If 0 was included in our 95% confidence interval, we could consider it within the bounds of likely that there is no real difference in the population parameter between the Short group and the Tall group. This would have implications for which model we might prefer to represent the relationship between height and thumb length.

If, in the two-group model, \(\beta_1\) turned out to be 0, then we wouldn’t need the \(\beta_{1}X_{i}\) term in our model (0 times either 0 or 1 would still yield a 0). If \(\beta_1X_1\) were dropped out of the model, we would be left with the empty model, which is a simpler model:

\[Y_i=\beta_0+\epsilon_i\]

We would probably prefer the simpler model unless we were 95% certain that the group difference was real. If we were pretty confident (say, 95% confident) that \(\beta_{1}\) could not be 0, then we could reject the simple model in favor of the more complex one.

### Using a Mathematical Model to Construct the Confidence Interval for \(\beta_{1}\)

As with the mean before, there is a way to shortcut all of this. Try the function `confint()`

on **Height2Group.model**.

```
packages <- c("mosaic", "Lock5withR", "Lock5Data", "supernova", "ggformula", "okcupiddata")
lapply(packages, library, character.only = T)
custom_seed(51)
Fingers$Height2Group <- ntile(Fingers$Height, 2)
Fingers$Height2Group <- factor(Fingers$Height2Group, levels = c(1,2), labels = c("short", "tall"))
Height2Group.model <- lm(Thumb ~ Height2Group, data = Fingers)
```

```
# Here we fit the Height2Group model of Thumb
Height2Group.model <- lm(Thumb ~ Height2Group, data = Fingers)
# Try out confint() on this model
```

```
# Here we fit the Height2Group model of Thumb
Height2Group.model <- lm(Thumb ~ Height2Group, data = Fingers)
# Try out confint() on this model
confint(Height2Group.model)
```

```
ex() %>% {
check_object(., "Height2Group.model") %>% check_equal()
check_function(., "confint") %>% check_result() %>% check_equal()
}
success_msg("Keep up the good work!")
```

```
2.5 % 97.5 %
(Intercept) 55.941318 59.694251
Height2Grouptall 1.938845 7.263278
```

Notice that with a more complex model, we now get two sets of confidence intervals.

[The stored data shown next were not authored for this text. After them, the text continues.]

class QuantTables:

    def __init__(self, model, arena, segments=None):
        import torch.nn as nn
        from .quantization.qat.qat_layers import LayerQ
        from .quantization.qat.qat_quant import GradientActivationFakeQuantize, GradientWeightFakeQuantize
        dev = arena.flat_p.device
        aqs = [m for m in model.modules() if isinstance(m, GradientActivationFakeQuantize)]
        slope_of = {}
        for layer in model.modules():
            if isinstance(layer, LayerQ) and isinstance(getattr(layer, "nl", None), nn.PReLU):
                slope_of[id(layer.activation_fake_quantize)] = layer.nl.weight
        self.gacc = torch.zeros(len(aqs), K.GACC_DOUBLES, dtype=torch.float64, device=dev)
        rows = []
        for i, m in enumerate(aqs):
            m._buffers["_gacc"] = self.gacc[i]
            m._fqss_deferred = True
            sl = slope_of.get(id(m))
            rows.append([self.gacc[i].data_ptr(), m.min_range.grad.data_ptr(), m.max_range.grad.data_ptr(),
                         sl.grad.data_ptr() if sl is not None else 0])
        self.flush_table = torch.tensor(rows, dtype=torch.int64, device=dev)
        self.aqs = aqs
        from .quantization.qat.qat_layers import LSTMQ, MultiheadAttentionQ

        def fits(wqm, w):
            return isinstance(wqm, GradientWeightFakeQuantize) and isinstance(w, torch.nn.Parameter) and tuple(wqm.min_range.shape) == tuple(
                1 if d != wqm.axis else w.shape[d] for d in range(w.dim()))

        owners = []
        for layer in model.modules():
            wqm = getattr(layer, "weight_fake_quantize", None)
            if isinstance(wqm, GradientWeightFakeQuantize):
                for cand in ("conv1d", "convTr1d", "residual_encoder", "linear", "conv2d"):
                    conv = getattr(layer, cand, None)
                    if conv is not None and fits(wqm, getattr(conv, "weight", None)):
                        owners.append((wqm, conv.weight))
                        break
            if isinstance(layer, MultiheadAttentionQ):
                for wqm, w in ((layer.weight_fake_quantize_in, layer.mha.in_proj_weight), (layer.weight_fake_quantize_out, layer.mha.out_proj.weight)):
                    if fits(wqm, w):
                        owners.append((wqm, w))
            if isinstance(layer, LSTMQ):
                for name, wqm in layer.weight_quantizers_dict.items():
                    if fits(wqm, getattr(layer.lstm, name, None)):
                        owners.append((wqm, getattr(layer.lstm, name)))
        partner = {}
        for mod in model.modules():
            for n1, n2 in getattr(mod, "fqss_linear_pairs", ()):
                l1, l2 = getattr(mod, n1, None), getattr(mod, n2, None)
                w1 = getattr(getattr(l1, "conv1d", None), "weight", None)
                w2 = getattr(getattr(l2, "conv1d", None), "weight", None)
                own = {id(w) for _, w in owners}
                if w1 is None or w2 is None or id(w1) not in own or id(w2) not in own:
                    continue
                ok = w1.dim() == 3 and w1.shape[2] == 1 and w2.shape[1:] == w1.shape[1:] and K.q_eligible(w1.shape[1], w1.shape[0]) \
                    and K.q_eligible(w2.shape[1], w2.shape[0]) and (w1.numel() % 64 == 0) \
                    and (l1.conv1d.bias is None) == (l2.conv1d.bias is None)
                if ok:
                    partner[id(w1)] = w2
        second = {id(w2) for w2 in partner.values()}
        by_id = {id(w): (wqm, w) for wqm, w in owners}
        ordered = []
        for wqm, w in owners:
            if id(w) in second:
                continue
            ordered.append((wqm, w))
            if id(w) in partner:
                ordered.append(by_id[id(partner[id(w)])])
        owners = ordered
        n_gwq = sum((w.numel() + 63) // 64 * 64 for _, w in owners)
        self.gwq = torch.zeros(n_gwq, device=dev)
        self.wq_store = torch.empty(n_gwq, device=dev)
        rows, off, blk = [], 0, 0
        self.weights = []
        self.pairs = []
        pending = None
        for wqm, w in owners:
            shape, axis = tuple(w.shape), wqm.axis
            outer = 1
            for d in shape[:axis]:
                outer *= d
            inner = 1
            for d in shape[axis + 1:]:
                inner *= d
            C = shape[axis]
            wq = self.wq_store[off:off + w.numel()].view(shape)
            gwq = self.gwq[off:off + w.numel()].view(shape)
            pw = axis == 0 and w.dim() == 3 and shape[2] == 1 and K.q_eligible(shape[1], shape[0])
            pw = pw or (axis == 0 and w.dim() == 2 and ops_dp.QROW and K.qrow_eligible(shape[1]))
            fr = (not pw) and axis == 0 and w.dim() in (3, 4) and shape[0] % 16 == 0 and shape[0] <= 1024
            wc = None
            ldT = C
            if pw and id(w) in partner:
                w2 = partner[id(w)]
                Co1, Co2, Ci = shape[0], w2.shape[0], shape[1]
                pc = K.WCodes()
                pc.Co, pc.Ci = Co1 + Co2, Ci
                pc.idx = torch.empty(Co1 + Co2, Ci, device=dev, dtype=torch.int8)
                pc.idxT = torch.empty(Ci, Co1 + Co2, device=dev, dtype=torch.int8)
                pc.dw = torch.empty(Co1 + Co2, device=dev)
                pc.rw = torch.empty(Co1 + Co2, device=dev)
                pair = _LinearPair()
                pair.wc, pair.Co1 = pc, Co1
                pair.gw = self.gwq[off:off + w.numel() + w2.numel()].view(Co1 + Co2, Ci)
                pending = (pair, wq, 0)
            if pw and pending is not None:
                pair, wq_first, _ = pending
                pc = pair.wc
                r0 = 0 if wq_first is wq else pair.Co1
                wc = K.WCodes()
                wc.Co, wc.Ci = shape[0], shape[1]
                wc.idx = pc.idx[r0:r0 + shape[0]]
                wc.idxT = None
                wc.dw, wc.rw = pc.dw[r0:r0 + shape[0]], pc.rw[r0:r0 + shape[0]]
                ldT = pc.Co
                idxT_ptr = pc.idxT.data_ptr() + r0
                if wq_first is not wq:
                    pair.partner = wq
                    wq_first._fqss_pair = pair
                    self.pairs.append(pair)
                    pending = None
            elif pw or fr:
                wc = K.WCodes()
                wc.Co, wc.Ci = shape[0], (inner if fr else shape[1])
                wc.idx = torch.empty(wc.Co, wc.Ci, device=dev, dtype=torch.int8)
                wc.idxT = torch.empty(wc.Ci, wc.Co, device=dev, dtype=torch.int8)
                wc.dw = torch.empty(shape[0], device=dev)
                wc.rw = torch.empty(shape[0], device=dev)
                idxT_ptr = wc.idxT.data_ptr()
            coded = pw or fr
            rows.append([w.data_ptr(), wq.data_ptr(), wc.idx.data_ptr() if coded else 0, idxT_ptr if coded else 0,
                         wc.dw.data_ptr() if coded else 0, wc.rw.data_ptr() if coded else 0, wqm.min_range.data_ptr(),
                         wqm.max_range.data_ptr(), gwq.data_ptr(), w.grad.data_ptr(), wqm.min_range.grad.data_ptr(),
                         wqm.max_range.grad.data_ptr(), outer, C, inner, blk, ldT, int(wqm.n_bits)])
            wq._fqss_gwq = gwq
            if pw:
                wq._fqss_wcodes = wc
            elif fr:
                wq._fqss_wcodes_dgrad = wc
            w._fqss_wq = wq
            self.weights.append((wqm, w, wq, wc))
            off += (w.numel() + 63) // 64 * 64
            blk += C
        assert pending is None
        K.wq_table_check(rows)
        self.wq_table = torch.tensor(rows, dtype=torch.int64, device=dev)
        self.total_channels = blk
        self.det = None
        grouped = os.environ.get("FQSS_GROUP_WGRAD", "1") != "0"
        self.wgrad_queue = K.WgradQueue() if grouped else None
        self.row_wgrad_queue = K.RowWgradQueue() if grouped else None
        self.seg_tables = None
        if segments is not None and len(segments) > 1:
            self.seg_tables = []
            flush_rows = self.flush_table.tolist()
            for ids in segments:
                wrows, b0, members = [], 0, []
                for r, (wqm, w, _, _) in zip(rows, self.weights):
                    if id(w) in ids:
                        r = list(r)
                        r[15] = b0
                        b0 += r[13]
                        wrows.append(r)
                        members.append((wqm, w))
                frows = [r for r, m in zip(flush_rows, aqs) if id(m.min_range) in ids]
                self.seg_tables.append((torch.tensor(wrows, dtype=torch.int64, device=dev).reshape(-1, len(rows[0])), b0,
                                        torch.tensor(frows, dtype=torch.int64, device=dev).reshape(-1, 4), members))
            assert sum(t[0].shape[0] for t in self.seg_tables) == len(rows), "a weight quantizer belongs to no backward segment"
            assert sum(t[2].shape[0] for t in self.seg_tables) == len(flush_rows), "an activation quantizer belongs to no backward segment"

    def weights_forward(self):
        K.wq_multi_fwd(self.wq_table, self.total_channels)
        if self.wgrad_queue is not None:
            self.wgrad_queue.jobs = []
        if self.row_wgrad_queue is not None:
            self.row_wgrad_queue.jobs = []

    def finish_backward(self, seg=None):
        if self.wgrad_queue is not None:
            self.wgrad_queue.flush()
        if self.row_wgrad_queue is not None:
            self.row_wgrad_queue.flush()
        if self.det is not None:
            self.det.finish(1)
        if seg is None or self.seg_tables is None:
            K.wq_multi_bwd(self.wq_table, self.total_channels)
            K.gacc_flush_multi(self.flush_table)
            members = [(wqm, w) for wqm, w, _, _ in self.weights]
        else:
            wt, nch, ft, members = self.seg_tables[seg]
            if wt.shape[0]:
                K.wq_multi_bwd(wt, nch)
            if ft.shape[0]:
                K.gacc_flush_multi(ft)
        for wqm, w in members:
            w._fqss_touched = wqm.min_range._fqss_touched = wqm.max_range._fqss_touched = True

Because it is reasonable to assume that the sampling distribution of differences in means is approximately normal and well modeled by the t distribution, the `confint()`

function uses it to find the cutoff points for the lower and upper 2.5% tails of the sampling distribution.

Now you can compare the 95% confidence intervals constructed using the two methods: bootstrapping and `confint()`

. Bootstrapping estimated the confidence interval as between 2 and 7.2, which is pretty close to what we found from modeling the sampling distribution as a t distribution (1.9, 7.3).

Just like when we found the confidence interval through resampling, we would say that the complex model is different from the empty model, and we should make different predictions of thumb length for short and tall people.